Glad to see he's growing and doing well, Dxw! All of mine are growing like crazy, too. They are literally bigger every time I pick them up! How is his temperament?

----------

_Dxw425_ (08-14-2017)

----------


## Gio

That's a nice looking snake!

----------

_Dxw425_ (08-14-2017)

----------


## Zincubus

Yeah , beautiful colouration and one of the clea eat patterns I've come across .


Sent from my iPad using Tapatalk

----------

_Dxw425_ (08-14-2017)

----------


## Dxw425

> Glad to see he's growing and doing well, Dxw! All of mine are growing like crazy, too. They are literally bigger every time I pick them up! How is his temperament?


He's doing great! Now that he realizes i'm not going to harm him he's much calmer! Every once in a while he'll give me a little hiss as i pull him out but he went from being a nightmare to a handleable snake! I still don't quite trust him around my face though, haha.

----------

_Aedryan Methyus_ (08-14-2017),Craiga 01453 (06-08-2018)

----------


## Aedryan Methyus

Honestly, I don't trust any of my Bloods, Sumatrans or Borneos... They are definitely very moody and unpredictable and even my best behaved ones are sketchy acting. All of the males especially for some reason...

----------


## Gio

I think with continual handling and learning to read the individual animal the O/P will get things dialed in.

This is a beautiful snake and things will end up how they end up.
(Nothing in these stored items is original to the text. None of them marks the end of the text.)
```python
class HipUNet:

    def __init__(self, sd: Dict[str, torch.Tensor], device, line_tile: Optional[bool] = None, fuse_up: Optional[bool] = None,
                 precision: Optional[str] = None):
        _lib.init()
        from .embedder import default_precision
        self.precision = precision or default_precision()
        if self.precision not in ("f16", "f32"):
            raise ValueError("precision must be 'f16' or 'f32'")
        self.split = self.precision == "f32"
        self.wdtype = torch.float64 if self.split else torch.float32
        if line_tile is None:
            line_tile = os.environ.get("ADDVISOR_UNET_LINE_TILE", "1") != "0"
        if fuse_up is None:
            fuse_up = os.environ.get("ADDVISOR_UNET_FUSE_UP", "1") != "0"
        self.dev, self.line_tile, self.fuse_up = device, line_tile, fuse_up
        self.sd = {k.replace("module.", ""): v.detach() for k, v in sd.items()}
        w, b = _fold_bn(self.sd, "e1.block.0", "e1.block.1", self.wdtype)
        self.stem_w = w.reshape(32, 15).float().contiguous().to(device)
        self.stem_b = b.float().contiguous().to(device)
        self.head_w = self.sd["mask_head.0.weight"].float().reshape(32).contiguous().to(device)
        self.head_b = float(self.sd["mask_head.0.bias"].float().reshape(-1)[0])
        self._ws: Dict[Tuple[int, int, int], dict] = {}

    def _line_tile_plan(self, srcs, dst, m, w, b, kw):
        if not self.line_tile:
            return None
        fs = [m[s] for s in srcs]
        if self.split:
            if G.taps2d_split_supported(fs, m[dst], w, **kw):
                return G.Taps2dSplitPlan(fs[0], m[dst], w, b, slope=SLOPE, device=self.dev)
        elif G.taps2d_supported(fs, m[dst], w, **kw):
            return G.Taps2dPlan(fs[0], m[dst], w, b, slope=SLOPE, device=self.dev)
        return None

    def _workspace(self, B: int, H: int, W: int) -> dict:
        key = (B, H, W)
        if key in self._ws:
            return self._ws[key]
        if H % 16 or W % 4:
            raise ValueError("U-Net input needs H % 16 == 0 and W % 4 == 0 (SURVEY.md D2)")
        dev, sd = self.dev, self.sd
        F = lambda h, w, c, ph, pw: G.FMap(B, h, w, c, ph, pw, split=self.split).alloc(dev)
        if self.fuse_up:
            return self._workspace_fused(B, H, W)
        m = dict(
            x1a=F(H // 2, W, 32, 2, 1), x1=F(H // 2, W, 32, 2, 1),
            x2a=F(H // 4, W, 64, 1, 1), x2=F(H // 4, W, 64, 1, 1),
            x3a=F(H // 8, W // 2, 128, 1, 1), x3=F(H // 8, W // 2, 128, 1, 1),
            x4a=F(H // 16, W // 4, 256, 1, 1), x4=F(H // 16, W // 4, 256, 2, 2),
            b1=F(H // 16, W // 4, 512, 4, 4), b2=F(H // 16, W // 4, 512, 0, 0),
            u4=F(H // 8, W // 2, 256, 1, 1), y4a=F(H // 8, W // 2, 256, 1, 1), y4=F(H // 8, W // 2, 256, 0, 0),
            u3=F(H // 4, W, 128, 1, 1), y3a=F(H // 4, W, 128, 1, 1), y3=F(H // 4, W, 128, 0, 0),
            u2=F(H // 2, W, 64, 1, 1), y2a=F(H // 2, W, 64, 1, 1), y2=F(H // 2, W, 64, 1, 1),
            u1=F(H, W, 40, 1, 1), y1a=F(H, W, 32, 1, 1), y1=F(H, W, 32, 1, 1),
        )
        steps = []

        def conv(srcs, dst, conv_name, bn_name, **kw):
            w, b = _fold_bn(sd, conv_name, bn_name, self.wdtype)
            cin = sum(m[s].C for s in srcs)
            if cin != w.shape[1]:
                w = torch.cat([w, w.new_zeros(w.shape[0], cin - w.shape[1], *w.shape[2:])], 1)
            plan = self._line_tile_plan(srcs, dst, m, w, b, kw)
            if plan is None:
                plan = G.plan_conv2d([m[s] for s in srcs], m[dst], w, b, slope=SLOPE, device=dev, **kw)
            steps.append((plan, srcs, dst))

        def block(srcs, mid, dst, name, **first):
            conv(srcs, mid, f"{name}.block.0", f"{name}.block.1", **first)
            conv([mid], dst, f"{name}.block.3", f"{name}.block.4")

        def up(src, dst, name, stride):
            plan = G.plan_convT2d(m[src], m[dst], sd[name + ".weight"].to(self.wdtype), sd[name + ".bias"].float(),
                                  stride=stride, device=dev)
            steps.append((plan, [src], dst))

        conv(["x1a"], "x1", "e1.block.3", "e1.block.4")
        block(["x1"], "x2a", "x2", "e2", stride=(2, 1), padding=(2, 1))
        block(["x2"], "x3a", "x3", "e3", stride=(2, 2))
        block(["x3"], "x4a", "x4", "e4", stride=(2, 2))
        conv(["x4"], "b1", "bottleneck.0", "bottleneck.1", padding=(2, 2), dilation=(2, 2))
        conv(["b1"], "b2", "bottleneck.3", "bottleneck.4", padding=(4, 4), dilation=(4, 4))
        up("b2", "u4", "up4", (2, 2))
        block(["u4", "x3"], "y4a", "y4", "d4")
        up("y4", "u3", "up3", (2, 2))
        block(["u3", "x2"], "y3a", "y3", "d3")
        up("y3", "u2", "up2", (2, 1))
        block(["u2", "x1"], "y2a", "y2", "d2")
        up("y2", "u1", "up1", (2, 1))
        block(["u1"], "y1a", "y1", "d1")
        ws = dict(maps=m, steps=steps, mask=torch.empty(B, H, W, dtype=torch.float32, device=dev),
                  logits=torch.empty(B, H, W, dtype=torch.float32, device=dev))
        ws["flops"] = reference_flops(B, H, W)
        self._ws[key] = ws
        return ws

    def _workspace_fused(self, B: int, H: int, W: int) -> dict:
        dev, sd = self.dev, self.sd
        F = lambda h, w, c, ph, pw: G.FMap(B, h, w, c, ph, pw, split=self.split).alloc(dev)
        m = dict(
            x1a=F(H // 2, W, 32, 2, 1), x1=F(H // 2, W, 32, 2, 1),
            x2a=F(H // 4, W, 64, 1, 1), x2=F(H // 4, W, 64, 1, 1),
            x3a=F(H // 8, W // 2, 128, 1, 1), x3=F(H // 8, W // 2, 128, 1, 1),
            x4a=F(H // 16, W // 4, 256, 1, 1), x4=F(H // 16, W // 4, 256, 2, 2),
            b1=F(H // 16, W // 4, 512, 4, 4), b2=G.add_indicator(F(H // 16, W // 4, 576, 1, 1), 512),
            y4a=F(H // 8, W // 2, 256, 1, 1), y4=G.add_indicator(F(H // 8, W // 2, 320, 1, 1), 256),
            y3a=F(H // 4, W, 128, 1, 1), y3=G.add_indicator(F(H // 4, W, 192, 1, 1), 128),
            y2a=F(H // 2, W, 64, 1, 1), y2=F(H // 2, W, 64, 1, 1),
            xin=G.add_indicator(F(H, W, 8, 1, 1), 1), y1a=F(H, W, 32, 1, 1), y1=F(H, W, 32, 1, 1),
        )
        steps = []

        def conv(srcs, dst, conv_name, bn_name, **kw):
            w, b = _fold_bn(sd, conv_name, bn_name, self.wdtype)
            plan = self._line_tile_plan(srcs, dst, m, w, b, kw)
            if plan is None and self.line_tile and not self.split and G.conv_s21_supported([m[s] for s in srcs], m[dst], w, **kw):
                plan = G.ConvS21TilePlan(m[srcs[0]], m[dst], w, b, slope=SLOPE, device=dev)
            if plan is None:
                plan = G.plan_conv2d([m[s] for s in srcs], m[dst], w, b, slope=SLOPE, device=dev, **kw)
            steps.append((plan, srcs, dst))

        def block(srcs, mid, dst, name, **first):
            conv(srcs, mid, f"{name}.block.0", f"{name}.block.1", **first)
            conv([mid], dst, f"{name}.block.3", f"{name}.block.4")

        def up_block(coarse, skip, mid, dst, up_name, name, stride, coarse_C, skip_C, indicator):
            wc, bc = _fold_bn(sd, f"{name}.block.0", f"{name}.block.1", self.wdtype)
            wt, bt = sd[up_name + ".weight"].to(self.wdtype), sd[up_name + ".bias"].to(self.wdtype)
            if self.line_tile and not self.split and G.upconv_tile_supported(m[coarse], m[skip], m[mid], wt, wc, stride, indicator):
                plan = G.UpconvTilePlan(m[coarse], m[skip], m[mid], wt, bt, wc, bc, slope=SLOPE, device=dev)
            else:
                plan = G.plan_upconv2d(m[coarse], m[skip], m[mid], wt, bt, wc, bc, stride=stride, coarse_C=coarse_C,
                                       skip_C=skip_C, indicator=indicator, slope=SLOPE, device=dev)
            steps.append((plan, [coarse, skip], mid))
            conv([mid], dst, f"{name}.block.3", f"{name}.block.4")

        conv(["x1a"], "x1", "e1.block.3", "e1.block.4")
        block(["x1"], "x2a", "x2", "e2", stride=(2, 1), padding=(2, 1))
        block(["x2"], "x3a", "x3", "e3", stride=(2, 2))
        block(["x3"], "x4a", "x4", "e4", stride=(2, 2))
        conv(["x4"], "b1", "bottleneck.0", "bottleneck.1", padding=(2, 2), dilation=(2, 2))
        conv(["b1"], "b2", "bottleneck.3", "bottleneck.4", padding=(4, 4), dilation=(4, 4))
        up_block("b2", "x3", "y4a", "y4", "up4", "d4", (2, 2), 512, 128, ("coarse", 512))
        up_block("y4", "x2", "y3a", "y3", "up3", "d3", (2, 2), 256, 64, ("coarse", 256))
        up_block("y3", "x1", "y2a", "y2", "up2", "d2", (2, 1), 128, 32, ("coarse", 128))
        up_block("y2", "xin", "y1a", "y1", "up1", "d1", (2, 1), 64, 1, ("skip", 1))
        ws = dict(maps=m, steps=steps, mask=torch.empty(B, H, W, dtype=torch.float32, device=dev),
                  logits=torch.empty(B, H, W, dtype=torch.float32, device=dev))
        ws["flops"] = reference_flops(B, H, W)
        self._ws[(B, H, W)] = ws
        return ws

    def flops(self, B: int, H: int, W: int) -> float:
        return self._workspace(B, H, W)["flops"]

    def forward(self, mag: torch.Tensor, H: int = 512, W: Optional[int] = None, want_logits: bool = False):
        if mag.dim() != 3 or mag.dtype != torch.float32 or not mag.is_cuda:
            raise ValueError("mag must be a CUDA fp32 tensor [B, F, T]")
        mag = mag.contiguous()
        B, Fq, Tq = mag.shape
        W = (Tq // 4) * 4 if W is None else W
        if H > Fq or W > Tq:
            raise ValueError("crop exceeds the spectrogram")
        ws = self._workspace(B, H, W)
        m, lib = ws["maps"], _lib.lib()
        st = torch.cuda.current_stream().cuda_stream
        x1a = m["x1a"]
        xcat, xc0 = (m["xin"], 0) if self.fuse_up else (m["u1"], 32)
        if self.split:
            _lib.check(lib.advh_unet_stem_split(mag.data_ptr(), Fq, Tq, B, H, W, self.stem_w.data_ptr(), self.stem_b.data_ptr(),
                                                x1a.t.data_ptr(), x1a.t.stride(0), x1a.PH, x1a.PW, SLOPE, st), "advh_unet_stem_split")
            _lib.check(lib.advh_unet_pack_x_split(mag.data_ptr(), Fq, Tq, B, H, W, xcat.t.data_ptr(), xcat.t.stride(0), xcat.C, xc0,
                                                  xcat.PH, xcat.PW, st), "advh_unet_pack_x_split")
        else:
            _lib.check(lib.advh_unet_stem(mag.data_ptr(), Fq, Tq, B, H, W, self.stem_w.data_ptr(), self.stem_b.data_ptr(),
                                          x1a.t.data_ptr(), x1a.PH, x1a.PW, SLOPE, st), "advh_unet_stem")
            _lib.check(lib.advh_unet_pack_x(mag.data_ptr(), Fq, Tq, B, H, W, xcat.t.data_ptr(), xcat.C, xc0, xcat.PH, xcat.PW, st),
                       "advh_unet_pack_x")
        for plan, srcs, dst in ws["steps"]:
            a0 = m[srcs[0]].t
            a1 = m[srcs[1]].t if len(srcs) > 1 else None
            plan.run(a0, a1, out_h=m[dst].t)
        y1 = m["y1"]
        if self.split:
            _lib.check(lib.advh_unet_head_split(y1.t.data_ptr(), y1.t.stride(0), B, H, W, y1.PH, y1.PW, self.head_w.data_ptr(),
                                                self.head_b, ws["mask"].data_ptr(), ws["logits"].data_ptr(), st), "advh_unet_head_split")
        else:
            _lib.check(lib.advh_unet_head(y1.t.data_ptr(), B, H, W, y1.PH, y1.PW, self.head_w.data_ptr(), self.head_b,
                                          ws["mask"].data_ptr(), ws["logits"].data_ptr(), st), "advh_unet_head")
        mask = ws["mask"].clone()
        return (mask, ws["logits"].clone()) if want_logits else mask
```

All the best, I like that snake!

----------

_Aedryan Methyus_ (08-14-2017),_Dxw425_ (08-27-2017)

----------


## Dxw425

Just did a weigh in, Rambo is now at 867 grams, up from 567 grams when i weighed him on 7/22. Insane growth on this guy. We've also succesfully transitioned to f/t (thank goodness). Pretty stoked! hes getting one small rat every 7-9 days, and hasnt missed a meal. Since the first couple of weeks. Im wondering how much of his body weight is poo though, he hasnt gone for me since ive had him.

----------

_Aedryan Methyus_ (08-25-2017)

----------


## Dxw425

Rambo got a housing upgrade! He now lives in the boaphile 221 i posted about in the caging forums.
Here he is checking out his new home




After 3 rounds of cleaning, bleach, soap, water, i finally got rambo set up in his new enclosure. And then sure enough i wake up to find he decided to take a huge dump- his first ever with me. He would wait until i was done with all that cleaning. Now i get to clean it again. And im going to take his weight here pretty soon to compare how much he weighs empty vs. full.

----------

_Aedryan Methyus_ (08-28-2017)

----------


## AbsoluteApril

He's looking great in his new digs!

----------

_Dxw425_ (08-28-2017)

----------


## Aedryan Methyus

He's spoiled! lol I'm definitely going to be needing lots of these enclosures in the future... What are you using for heat?

----------


## Dxw425

> He's spoiled! lol I'm definitely going to be needing lots of these enclosures in the future... What are you using for heat?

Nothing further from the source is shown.